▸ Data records

@@ -236,27 +167,25 @@
     }
     __syncthreads();
     init_acc(bias4);
-    ring_mma_loop<MT, NT, C, D>(acc, wv, a_lane, dil * SB, wr1, wvoff, q_bytes, tap_bytes, ks);
-    ring_request<NT, C, D>(wv, wr2, wvoff, q_bytes, tap_bytes);
+    ring_mma_loop<MT, NT, C>(acc, wv, a_lane, dil * SB, wr1, wvoff, q_bytes, tap_bytes, 0u, ks);
+    ring_request<NT, C>(wv, wr2, wvoff, q_bytes, tap_bytes, 0u);
     load_bias(bias4, p.b2);
     __syncthreads();
 #pragma unroll
-    for (int m = 0; m < MT; ++m) {
-        const int row_l = (wt * MT + m) * 32 + lo;
+    for (int m = 0; m < 2 * MT; ++m) {
+        const int row_l = wt * MT * 32 + m * 16 + l15;
         const int row_g = o0 - h2 + row_l;
         const unsigned keep = (row_g >= 0 && row_g < L) ? 0xffffffffu : 0u;
 #pragma unroll
-        for (int nt = 0; nt < NT; ++nt)
-#pragma unroll
-            for (int g = 0; g < 4; ++g) {
-                u32x2 o;
-#pragma unroll
-                for (int e2 = 0; e2 < 2; ++e2) {
-                    const unsigned t = pack_bf2(acc[m][nt][4 * g + 2 * e2], acc[m][nt][4 * g + 2 * e2 + 1]);
-                    o[e2] = pack_bf2(lrelu_max(bf_lo(t), a.slope), lrelu_max(bf_hi(t), a.slope)) & keep;
-                }
-                *reinterpret_cast<u32x2*>(lds + row_l * SB + ((ct0 + nt) * 32 + 8 * g + 4 * hi) * 2) = o;
-            }
+        for (int f = 0; f < 2 * NT; ++f) {
+            u32x2 o;
+#pragma unroll
+            for (int e2 = 0; e2 < 2; ++e2) {
+                const unsigned t = pack_bf2(acc[m][f][2 * e2], acc[m][f][2 * e2 + 1]);
+                o[e2] = pack_bf2(lrelu_max(bf_lo(t), a.slope), lrelu_max(bf_hi(t), a.slope)) & keep;
+            }
+            *reinterpret_cast<u32x2*>(lds + row_l * SB + (ct0 * 32 + 16 * f + 4 * kg) * 2) = o;
+        }
     }
     {
         int lane2 = lane;
@@ -269,7 +198,7 @@
     }
     __syncthreads();
     init_acc(bias4);
-    ring_mma_loop<MT, NT, C, D>(acc, wv, a_lane, SB, wr2, wvoff, q_bytes, tap_bytes, ks);
+    ring_mma_loop<MT, NT, C>(acc, wv, a_lane, SB, wr2, wvoff, q_bytes, tap_bytes, 0u, ks);
     __syncthreads();
     char* scr = lds + wave * (32 * RS);
 #pragma unroll
@@ -278,15 +207,7 @@
 #pragma unroll
             for (int j = 0; j < NP; ++j) resv[(m + 1) & 1][j] = buf_load4(rr, pvoff[m + 1][j], 0);
         }
-#pragma unroll
-        for (int nt = 0; nt < NT; ++nt)
-#pragma unroll
-            for (int g = 0; g < 4; ++g) {
-                f32x4 v;
-#pragma unroll
-                for (int e = 0; e < 4; ++e) v[e] = acc[m][nt][4 * g + e];
-                *reinterpret_cast<f32x4*>(scr + lo * RS + (nt * 32 + 8 * g + 4 * hi) * 4) = v;
-            }
+        acc_to_scratch<MT, NT>(acc, m, scr, l15, kg);
         __builtin_amdgcn_fence(__ATOMIC_RELEASE, "wavefront");
         __builtin_amdgcn_wave_barrier();
         __builtin_amdgcn_fence(__ATOMIC_ACQUIRE, "wavefront");
@@ -323,11 +244,10 @@
     constexpr int M = WT * MT * 32;
     constexpr int PPR = C / 8;
     constexpr int NQ = ((M + kPairSpanMax) * PPR + 255) / 256;
-    constexpr int D = 4;
     constexpr int NZ = 3;
     const int lane = threadIdx.x & 63, wave = threadIdx.x >> 6;
     const int wt = wave / WC, wc = wave - wt * WC;
-    const int lo = lane & 31, hi = lane >> 5;
+    const int l15 = lane & 15, kg = lane >> 4;
     const int xcd = blockIdx.x & 7, slot = blockIdx.x >> 3;
     const int tile = xcd * a.jobs_per_xcd + slot;
     if (tile >= a.n_jobs) return;
@@ -342,10 +262,10 @@
     const int ct0 = wc * NT;
     const unsigned tensor_bytes = (unsigned)L * (unsigned)C * 2u;
     const size_t item = (size_t)b * L * C;
-    const unsigned q_bytes = (unsigned)a.n_ct * 1024u;
-    const unsigned tap_bytes = (unsigned)a.Qp * q_bytes;
-    const unsigned wvoff = (unsigned)ct0 * 1024u + (unsigned)lane * 16u;
-    const char* a_lane = lds + (wt * MT * 32 + lo) * SB + hi * 16;
+    const unsigned q_bytes = (unsigned)a.n_ct * 2048u;
+    const unsigned tap_bytes = (unsigned)a.Qp * (unsigned)a.n_ct * 1024u;
+    const unsigned wvoff = (unsigned)ct0 * 2048u + (unsigned)lane * 16u;
+    const char* a_lane = lds + (wt * MT * 32 + l15) * SB + kg * 16;
 
     constexpr int RS = NT * 32 * 4 + 16;
     constexpr int PPRO = NT * 4;
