template <typename T, int NP>
const void* net_fn_np(bool du, long long lds_bytes) {
    switch (net_wpe(lds_bytes, 5, kNTof<NP> / 64)) {
    case 3: return du ? (const void*)net_kernel<T, false, true, 3, NP>
                      : (const void*)net_kernel<T, false, false, 3, NP>;
    case 4: return du ? (const void*)net_kernel<T, false, true, 4, NP>
                      : (const void*)net_kernel<T, false, false, 4, NP>;
    default:
        return du ? (const void*)net_kernel<T, false, true, 4, NP>
                  : (const void*)net_kernel<T, false, false, 5, NP>;
    }
}
template <typename T>
const void* net_fn(bool ex, bool du, int np, long long lds_bytes) {
    if (ex) {
        if (np != 1) return nullptr;
        return du ? (const void*)net_kernel<T, true, true, 3, 1>
                  : (const void*)net_kernel<T, true, false, 3, 1>;
    }
    if constexpr (sizeof(T) == 8) {
        switch (np) {
        case 1: return net_fn_np<T, 1>(du, lds_bytes);
        case 2: return net_fn_np<T, 2>(du, lds_bytes);
        case 4: return net_fn_np<T, 4>(du, lds_bytes);
        case 16: return net_fn_np<T, 16>(du, lds_bytes);
        default: return nullptr;
        }
    }
    switch (np) {
    case 1: return du ? (const void*)net_kernel<T, false, true, 4, 1>
                      : (const void*)net_kernel<T, false, false, 5, 1>;
    case 2: return du ? (const void*)net_kernel<T, false, true, 4, 2>
                      : (const void*)net_kernel<T, false, false, 5, 2>;
    case 4: return du ? (const void*)net_kernel<T, false, true, 4, 4>
                      : (const void*)net_kernel<T, false, false, 5, 4>;
    case 16: return du ? (const void*)net_kernel<T, false, true, 4, 16>
                       : (const void*)net_kernel<T, false, false, 5, 16>;
    default: return nullptr;
    }
}

template <typename T, int PID>
const void* prog_fn_one() {
    constexpr ProgInfo I = kProgs[PID];
    if constexpr ((I.sizes & (int)sizeof(T)) == 0) {
        return nullptr;
    } else {
        constexpr long long bytes =
            (long long)I.lds_elems * (long long)sizeof(T) * kUnitsOf<I.pairs>;
        constexpr int wpe = sizeof(T) == 8 ? net_wpe(bytes, kProgWpeMax, kNTof<I.pairs> / 64)
                                           : (I.dual ? 4 : 5);
        return (const void*)net_kernel<T, false, I.dual != 0, wpe, I.pairs, PID>;
    }
}
template <typename T>
const void* prog_fn(int pid) {
    switch (pid) {
#define CGP_PROG_CASE(k) \
    case k: return prog_fn_one<T, k>();
        CGP_NET_PROGRAMS(CGP_PROG_CASE)
#undef CGP_PROG_CASE
    default: return nullptr;
    }
}

int net_threads(int np) { return np == 2 ? kNTof<2> : kNT; }
int net_units(int np) { return np == 2 ? kUnitsOf<2> : np; }

int net_occupancy(const void* fn, int lds_bytes, int threads) {
    if (lds_bytes > 64 * 1024 &&
        hipFuncSetAttribute(fn, hipFuncAttributeMaxDynamicSharedMemorySize, lds_bytes) !=
            hipSuccess) {
        (void)hipGetLastError();
        return 0;
    }
    int n = 0;
    if (hipOccupancyMaxActiveBlocksPerMultiprocessor(&n, fn, threads, lds_bytes) != hipSuccess) {
        (void)hipGetLastError();
        return 0;
    }
    return n;
}

template <typename T>
int net_occupancy_for(int lds_bytes, int flags, int np) {
    const void* fn = net_fn<T>(flags & CGP_FLAG_EXACT_RELU, flags & CGP_FLAG_NET_DUAL, np,
                               (long long)lds_bytes * net_units(np));
    return fn ? net_occupancy(fn, lds_bytes * net_units(np), net_threads(np)) : 0;
}

unsigned long long* work_counters(hipStream_t s) {
    constexpr int kSlots = 64;
    struct Ring {
        unsigned long long* buf = nullptr;
        unsigned next = 0;
    };
    static std::mutex mu;
    static std::map<std::pair<int, hipStream_t>, Ring> rings;
    int dev = 0;
    if (stream_device(s, &dev) != hipSuccess) {
        (void)hipGetLastError();
        return nullptr;
    }
    unsigned long long* slot = nullptr;
    {
        std::lock_guard<std::mutex> lock(mu);
        Ring& r = rings[{dev, s}];
        if (!r.buf) {
            int cur = 0;
            hipError_t e = hipGetDevice(&cur);
            if (e == hipSuccess && cur != dev) e = hipSetDevice(dev);
            if (e == hipSuccess)
                e = hipMalloc(&r.buf, sizeof(unsigned long long) * 8 * kSlots);
            if (cur != dev) (void)hipSetDevice(cur);
            if (e != hipSuccess) {
                (void)hipGetLastError();
                r.buf = nullptr;
                return nullptr;
            }
        }
        slot = r.buf + 8 * (r.next++ % kSlots);
    }
    if (hipMemsetAsync(slot, 0, sizeof(unsigned long long) * 8, s) != hipSuccess) {
        (void)hipGetLastError();
        return nullptr;
    }
    return slot;
}

template <typename T>
int net_launch(const NetP<T>& p, bool ex, bool du, int np, long long lds_bytes, int program,
               void* stream) {
    const long long wg_bytes = lds_bytes * net_units(np);
    const void* fn = program > 0 && !ex ? prog_fn<T>(program - 1) : net_fn<T>(ex, du, np, wg_bytes);
    if (!fn) return fail(CGP_EINVAL, "net: no instantiation for %d pairs per workgroup", np);
    const int per_cu = net_occupancy(fn, (int)wg_bytes, net_threads(np));
    if (per_cu <= 0)
        return fail(CGP_EINVAL, "net: kernel cannot be resident with %lld B LDS", wg_bytes);
    const long long groups = (p.uend - p.ubeg + net_units(np) - 1) / net_units(np);
    long long grid = (long long)per_cu * device_cus();
    if (grid > groups) grid = groups;
    grid = (grid + 7) / 8 * 8;
    NetP<T> arg = p;
    hipStream_t s = as_stream(stream);
    arg.work = work_counters(s);
    if (!arg.work) return fail(CGP_EHIP, "net: work counters");
    void* args[] = {&arg};
    const hipError_t e = hipLaunchKernel(fn, dim3((unsigned)grid), dim3(net_threads(np)), args,
                                         (size_t)wg_bytes, s);
    if (e != hipSuccess) return fail(CGP_EHIP, "net_kernel launch: %s", hipGetErrorString(e));
    return check_launch("net_kernel");
}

▸ What this task involves
Once the line with "switch (net_wpe(lds_bytes, 5, kNTof<NP>" is found in the records above, print exactly that line and every line after it through the line with "if (np != 1) return nullptr;".

▸ Written answer
    switch (net_wpe(lds_bytes, 5, kNTof<NP> / 64)) {
    case 3: return du ? (const void*)net_kernel<T, false, true, 3, NP>
                      : (const void*)net_kernel<T, false, false, 3, NP>;
    case 4: return du ? (const void*)net_kernel<T, false, true, 4, NP>
                      : (const void*)net_kernel<T, false, false, 4, NP>;
    default:
        return du ? (const void*)net_kernel<T, false, true, 4, NP>
                  : (const void*)net_kernel<T, false, false, 5, NP>;
    }
}
template <typename T>
const void* net_fn(bool ex, bool du, int np, long long lds_bytes) {
    if (ex) {
        if (np != 1) return nullptr;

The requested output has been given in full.